- [Directions]
Below is a listing; repeat exactly the lines from the one containing "(lane & 15), 64);" to the one containing "constexpr bool STAGE_F32_FITS", both included.

- [Exercise material]
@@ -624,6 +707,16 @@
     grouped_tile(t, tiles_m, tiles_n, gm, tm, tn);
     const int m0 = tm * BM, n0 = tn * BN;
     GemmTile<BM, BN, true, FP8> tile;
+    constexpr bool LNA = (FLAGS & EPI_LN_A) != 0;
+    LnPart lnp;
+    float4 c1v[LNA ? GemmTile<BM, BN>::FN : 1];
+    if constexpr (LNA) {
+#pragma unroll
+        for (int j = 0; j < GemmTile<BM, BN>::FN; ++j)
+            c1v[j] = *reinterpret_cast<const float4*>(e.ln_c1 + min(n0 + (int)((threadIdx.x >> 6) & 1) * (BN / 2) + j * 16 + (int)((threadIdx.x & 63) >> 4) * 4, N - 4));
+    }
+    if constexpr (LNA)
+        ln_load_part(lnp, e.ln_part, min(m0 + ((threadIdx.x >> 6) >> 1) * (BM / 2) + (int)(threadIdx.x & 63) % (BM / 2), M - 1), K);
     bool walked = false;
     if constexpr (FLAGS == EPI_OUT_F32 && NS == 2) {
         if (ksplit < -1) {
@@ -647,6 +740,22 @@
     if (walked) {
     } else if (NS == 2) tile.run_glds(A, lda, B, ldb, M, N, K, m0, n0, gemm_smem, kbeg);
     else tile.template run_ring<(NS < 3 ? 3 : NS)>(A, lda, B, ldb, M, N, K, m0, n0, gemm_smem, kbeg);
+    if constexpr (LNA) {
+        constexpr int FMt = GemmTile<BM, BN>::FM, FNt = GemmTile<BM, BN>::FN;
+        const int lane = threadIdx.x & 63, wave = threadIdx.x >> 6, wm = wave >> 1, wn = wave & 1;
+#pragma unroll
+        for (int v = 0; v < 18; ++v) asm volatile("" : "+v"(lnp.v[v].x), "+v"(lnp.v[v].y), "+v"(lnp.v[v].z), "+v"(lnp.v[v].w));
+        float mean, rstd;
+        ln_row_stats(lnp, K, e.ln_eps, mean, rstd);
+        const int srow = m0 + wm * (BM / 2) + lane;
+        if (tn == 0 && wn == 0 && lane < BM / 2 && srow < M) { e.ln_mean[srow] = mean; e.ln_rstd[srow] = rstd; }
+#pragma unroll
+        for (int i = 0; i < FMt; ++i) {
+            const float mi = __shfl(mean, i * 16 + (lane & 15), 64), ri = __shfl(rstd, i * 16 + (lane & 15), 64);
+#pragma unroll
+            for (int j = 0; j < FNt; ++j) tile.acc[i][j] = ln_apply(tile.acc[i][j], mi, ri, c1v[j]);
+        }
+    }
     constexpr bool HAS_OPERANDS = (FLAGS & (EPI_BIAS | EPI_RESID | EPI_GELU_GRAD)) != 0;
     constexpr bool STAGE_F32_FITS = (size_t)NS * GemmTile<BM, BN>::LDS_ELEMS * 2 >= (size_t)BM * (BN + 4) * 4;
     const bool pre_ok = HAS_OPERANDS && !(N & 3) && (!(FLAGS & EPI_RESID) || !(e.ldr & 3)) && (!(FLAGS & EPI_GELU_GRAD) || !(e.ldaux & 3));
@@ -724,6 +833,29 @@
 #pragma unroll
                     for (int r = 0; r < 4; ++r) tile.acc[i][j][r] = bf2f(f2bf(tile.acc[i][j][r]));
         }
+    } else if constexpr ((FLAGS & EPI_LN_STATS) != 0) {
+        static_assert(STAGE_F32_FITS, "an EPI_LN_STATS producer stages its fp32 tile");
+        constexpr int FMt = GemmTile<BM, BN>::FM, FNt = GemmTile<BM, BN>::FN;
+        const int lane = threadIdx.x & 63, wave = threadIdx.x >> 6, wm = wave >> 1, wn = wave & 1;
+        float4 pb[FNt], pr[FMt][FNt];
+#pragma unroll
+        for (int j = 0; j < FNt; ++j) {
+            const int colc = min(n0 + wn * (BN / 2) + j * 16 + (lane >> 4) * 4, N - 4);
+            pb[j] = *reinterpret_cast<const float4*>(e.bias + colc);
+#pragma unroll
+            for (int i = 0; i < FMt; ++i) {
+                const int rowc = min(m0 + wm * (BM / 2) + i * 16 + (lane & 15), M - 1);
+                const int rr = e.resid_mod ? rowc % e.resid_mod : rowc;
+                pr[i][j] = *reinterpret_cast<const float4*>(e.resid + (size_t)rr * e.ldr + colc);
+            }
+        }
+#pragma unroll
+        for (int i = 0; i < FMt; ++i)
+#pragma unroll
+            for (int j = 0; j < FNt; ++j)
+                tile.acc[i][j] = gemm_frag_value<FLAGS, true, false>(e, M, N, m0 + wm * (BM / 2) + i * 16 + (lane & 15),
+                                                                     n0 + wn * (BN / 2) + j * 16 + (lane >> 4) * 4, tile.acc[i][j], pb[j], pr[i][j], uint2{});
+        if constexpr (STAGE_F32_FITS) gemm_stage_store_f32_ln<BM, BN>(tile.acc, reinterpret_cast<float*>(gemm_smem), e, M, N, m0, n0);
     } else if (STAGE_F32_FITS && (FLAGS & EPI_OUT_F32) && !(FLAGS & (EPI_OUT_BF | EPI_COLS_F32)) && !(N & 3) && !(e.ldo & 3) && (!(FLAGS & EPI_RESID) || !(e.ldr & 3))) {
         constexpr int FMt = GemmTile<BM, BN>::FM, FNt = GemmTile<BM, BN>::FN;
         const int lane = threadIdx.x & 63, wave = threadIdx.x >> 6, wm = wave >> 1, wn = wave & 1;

- [Your response]
+            const float mi = __shfl(mean, i * 16 + (lane & 15), 64), ri = __shfl(rstd, i * 16 + (lane & 15), 64);
+#pragma unroll
+            for (int j = 0; j < FNt; ++j) tile.acc[i][j] = ln_apply(tile.acc[i][j], mi, ri, c1v[j]);
+        }
+    }
     constexpr bool HAS_OPERANDS = (FLAGS & (EPI_BIAS | EPI_RESID | EPI_GELU_GRAD)) != 0;
     constexpr bool STAGE_F32_FITS = (size_t)NS * GemmTile<BM, BN>::LDS_ELEMS * 2 >= (size_t)BM * (BN + 4) * 4;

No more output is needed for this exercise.